Defending Basic Rights: A Conversation with Public Affairs and Religious Liberty Leaders

As a result of this interview, you will gain a deeper understanding of the work and involvement of these leaders in the religious liberty and public affairs in our world.

Derek J. Morris, DMin, is editor, Ministry

Willie E. Hucks II, DMin, is associate editor, Ministry

Editor’s note: From time to time, we interview the various entities that serve the worldwide Seventh-day Adventist Church. In this issue we interviewed John Graz, director of the General Conference Department of Public Affairs and Religious Liberty (PARL); Dwayne Leslie, associate director, PARL, and director of Legislative Affairs; and Ganoune Diop, associate director, PARL, and director of United Nations Relations.

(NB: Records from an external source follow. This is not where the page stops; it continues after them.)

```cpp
__device__ __forceinline__ void rest96(const uint32_t (&A)[3], const uint32_t (&B)[3], uint32_t pos, uint32_t &r0, uint32_t &r1, uint32_t &r2) {
    const uint32_t sh = 2u * pos, bs = sh & 31u;
    const bool w1 = (sh & 32u) != 0u, w2 = (sh & 64u) != 0u;
    const uint32_t v[6] = {A[0], A[1], A[2], B[0], B[1], B[2]};
    uint32_t y[6];
#pragma unroll
    for (int t = 0; t < 6; ++t) y[t] = w1 ? (t ? v[t - 1] : 0u) : v[t];
    uint32_t x[4];
#pragma unroll
// ... 658 lines not shown
                    }
                }
            }
            wave_lds_fence();
            LT(4);
            continue;
        }
        const uint64_t xm = ballot64(have && exc);
        if (xm) {
            unsigned long long xb = 0;
            if (lane == 0) xb = atomicAdd(&ws.cursors[UTREE_CUR_MID], (unsigned long long)__popcll(xm));
            xb = uni64(xb);
            if (have && exc) ws.mid_list[xb + lanes_below(xm)] = r;
        }
        const bool live = have && !exc;
        const uint32_t *tq = tab + (lane < RPW ? lane : 0u);
        uint32_t nu = 0, F = 0;
        if (live) {
#pragma unroll
            for (uint32_t i = 0; i < TSR; ++i) { const uint32_t e = tq[i * RPW]; if (e != T_EMPTY) { ++nu; F += e & CMASK; } }
        }
        const uint32_t first_rank = tq[0] >> CB;
        const uint32_t maxnu = uni32(wave_max_u32(nu));
        const uint32_t need = nu >= 2u ? nu : 0u;
        uint32_t incl = need;
#pragma unroll
        for (int dd = 1; dd < 64; dd <<= 1) { const uint32_t t = __shfl_up(incl, dd); if (lane >= (uint32_t)dd) incl += t; }
        const uint32_t total = uni32((uint32_t)__shfl(incl, 63));
        if (total > chunk_left) {
            unsigned long long nb = 0;
            if (lane == 0) {
                nb = atomicAdd(&ws.cursors[0], (unsigned long long)UTREE_TALLY_CHUNK);
                if (nb + UTREE_TALLY_CHUNK > ws.tally_cap) { ws.cursors[UTREE_CUR_ERROR] = UTREE_DEVERR_TALLY_CAP; nb = 0; }
            }
            chunk_base = uni64(nb);
            chunk_left = UTREE_TALLY_CHUNK;
        }
        const unsigned long long my_base = chunk_base + (incl - need);
        chunk_base += total; chunk_left -= total;
        if (maxnu >= 2u) {
            for (uint32_t i = 0; i < maxnu; ++i) {
                const uint32_t e = tq[i * RPW];
                uint32_t place = 0;
                for (uint32_t j = 0; j < maxnu; ++j) { const uint32_t x = tq[j * RPW]; place += (j < nu && (x >> CB) < (e >> CB)) ? 1u : 0u; }
                if (need && i < nu) ws.tally[my_base + place] = (uint64_t)(e >> CB) | ((uint64_t)(e & CMASK) << 32);
            }
        }
        if (live) {
            if (F == 0) store_result(&out[r], 0, -2, 0, 0, 0, 0);
            else if (nu == 1) store_result(&out[r], first_rank, RANK_PENDING, F, 1, 0, 0);
            else store_result(&out[r], 0, CUT_PENDING, F, nu, (uint32_t)my_base, (uint32_t)(my_base >> 32));
        }
        wave_lds_fence();
        LT(4);
    }
#ifdef UTREE_LANES_TIMERS
    if (lane == 0) { for (int q = 0; q < 6; ++q) atomicAdd(&g_lphase[q], lt_acc[q]); atomicAdd(&g_lphase[7], 1ull); }
#endif
}

#define LANES_PROLOGUE(W_) \
    using G_ = Geo<W_>; \
    __shared__ uint32_t s_stream[LANES_WAVES][64 * G_::STRIDE]; \
    __shared__ uint32_t s_runs[LANES_WAVES][G_::RUNS]; \
    __shared__ uint32_t s_tab[LANES_WAVES][64 * TSLOTS]; \
    __shared__ uint32_t s_full[LANES_WAVES][2]; \
    __shared__ uint32_t s_pref[LANES_WAVES][64]; \
    __shared__ uint64_t s_ost[LANES_WAVES][64]; \
    __shared__ uint64_t s_reg[256]; \
    for (uint32_t x = threadIdx.x; x < 256; x += blockDim.x) s_reg[x] = im.regions[x]; \
    const uint32_t wv = uni32(threadIdx.x >> 6); \
    { uint32_t *sl_ = s_stream[wv] + lane_id() * G_::STRIDE + G_::FRONT; \
      _Pragma("unroll") for (uint32_t i = 1; i <= G_::FRONT; ++i) sl_[-(int)i] = 0;       \
// ... 52 lines not shown
```

utree_amd/csrc/lanes_kernel.hip:

```cpp
#include <hip/hip_runtime.h>
#include <stdint.h>
#include <stdio.h>
#include <stdlib.h>
#include <string.h>
#include "device_common.hpp"
#include "wave_common.hpp"

using namespace utk;

extern "C" {
#define PART_DECL(W_, I_, NL_, BS_) int utk_lanes_part_##W_##_##I_##_##NL_##_##BS_(int segs, int irr, int mode, const utk_image *im, const uint8_t *d_bases, const uint64_t *d_off, \
                                                                              const uint32_t *d_len, uint32_t n_reads, int do_rc, utree_result *d_out, const utk_workspace *ws, \
                                                                              int n_cu, void *stream, uint32_t cls);
PART_DECL(8, 2, 1, 0) PART_DECL(8, 2, 1, 1) PART_DECL(8, 2, 2, 0) PART_DECL(8, 4, 1, 0) PART_DECL(8, 4, 1, 1) PART_DECL(8, 4, 2, 0)
PART_DECL(16, 2, 1, 0) PART_DECL(16, 2, 1, 1) PART_DECL(16, 2, 2, 0)
#undef PART_DECL
}

namespace {

constexpr uint32_t LCAP = UTREE_LANES_CAP;
constexpr int32_t CUT_PENDING = -3, RANK_PENDING = -4;
__device__ __forceinline__ uint64_t ballot64(bool p) { return __builtin_amdgcn_ballot_w64(p); }
__device__ __forceinline__ void store_result(utree_result *out, uint32_t label, int32_t cut, uint32_t found, uint32_t uix, uint32_t sl, uint32_t ol) {
    uint32_t *o = (uint32_t *)out;
    o[0] = label; o[1] = (uint32_t)cut; o[2] = found; o[3] = uix; o[4] = sl; o[5] = ol;
}

}

extern "C" int utk_lanes_both_strands(const utk_image *im, int do_rc) {
    const char *e = getenv("UTREE_LANES_BS");
    return do_rc && im->bucket_words == 8u && (im->flags & UTREE_F_STRAND_VIEWS) && !(e && atoi(e) == 0);
}

namespace {

int lanes_launch(const utk_image *im, int segs, int mode, const uint8_t *d_bases, const uint64_t *d_off, const uint32_t *d_len, uint32_t n_reads, int do_rc,
                 utree_result *d_out, const utk_workspace *ws, int n_cu, void *stream, uint32_t cls) {
    const int irr = im->irr_n != 0, nl = im->bucket_words == 16u ? 2 : 1;
    const int bs = utk_lanes_both_strands(im, do_rc);
#define PART(W_, I_, NL_, BS_) return utk_lanes_part_##W_##_##I_##_##NL_##_##BS_(segs, irr, mode, im, d_bases, d_off, d_len, n_reads, do_rc, d_out, ws, n_cu, stream, cls)
    if (im->W == 16) { if (nl == 2) PART(16, 2, 2, 0); if (bs) PART(16, 2, 1, 1); PART(16, 2, 1, 0); }
    if (im->I == 4) { if (nl == 2) PART(8, 4, 2, 0); if (bs) PART(8, 4, 1, 1); PART(8, 4, 1, 0); }
    if (nl == 2) PART(8, 2, 2, 0);
// ... 166 lines not shown
```

utree_amd/csrc/utree_internal.h:

```cpp
#ifndef UTREE_INTERNAL_H
#define UTREE_INTERNAL_H
#include <stddef.h>
#include <stdint.h>
#include <stdlib.h>
#include <time.h>
#include "../../include/utree_amd.h"

#ifdef __cplusplus
extern "C" {
#endif

#define UTREE_NUMBINS ((1u << 24) + 1u)
#define UTREE_INVALID 0xFFFFFFFFu
#define UTREE_IMG_MAGIC 0x31474d4945525455ull
#define UTREE_IMG_HEADER_BYTES 4096u
#define UTREE_IMG_VERSION 14u
#define UTREE_REGION_NB_BITS 25
#define UTREE_REGION_SUB_BITS 9
#define UTREE_REGION_BASE_SHIFT (UTREE_REGION_NB_BITS + UTREE_REGION_SUB_BITS)
#define UTREE_MIN_MARGIN(W_) ((W_) == 16 ? 2u : 0u)
#define UTREE_TALLY_CHUNK 8192u
#define UTREE_CUR_LONG 32
#define UTREE_CUR_MID 16
#define UTREE_CUR_WORK 48
// ... 84 lines not shown
                       void *d_out, void *stream);
int utk_fill_recs_pad(uint64_t *d_recs_end, uint32_t words, void *stream);

typedef struct {
    unsigned long long *cursors;
    uint64_t *tally;
    uint64_t tally_cap;
    uint32_t *long_list;
    uint32_t *mid_list;
    uint32_t *hist;
    uint32_t *touch;
    uint32_t long_blocks, mid_reads;
    uint32_t short_cap;
    uint32_t mid_limit;
    uint64_t *pieces;
    uint32_t *ltab_rank, *ltab_cnt;
    uint32_t *lflag;
    uint32_t *long_left;
    uint32_t n_long_cap;
    uint64_t n_pieces_cap;
    uint32_t *cls_list;
    uint32_t cls_stride;
    uint64_t ltally_base;
} utk_workspace;
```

We hope as a result you will gain a deeper understanding of and appreciation for the work of this department.

Willie Hucks (WH): What does Public Affairs and Religious Liberty (PARL) mean? What do you wish to accom­plish in both public affairs and religious liberty?

John Graz (JG): The religious liberty department of the General Conference of Seventh-day Adventists was orga­nized in 1901. After the Second World War, they added Public Affairs to the department. We have several branches. One is defending and promoting religious freedom. Most of the time we work through the International Religious Liberty Association (IRLA) to more easily access authorities, because, in this association, we don’t represent just one church, but a group of people who defend religious freedom.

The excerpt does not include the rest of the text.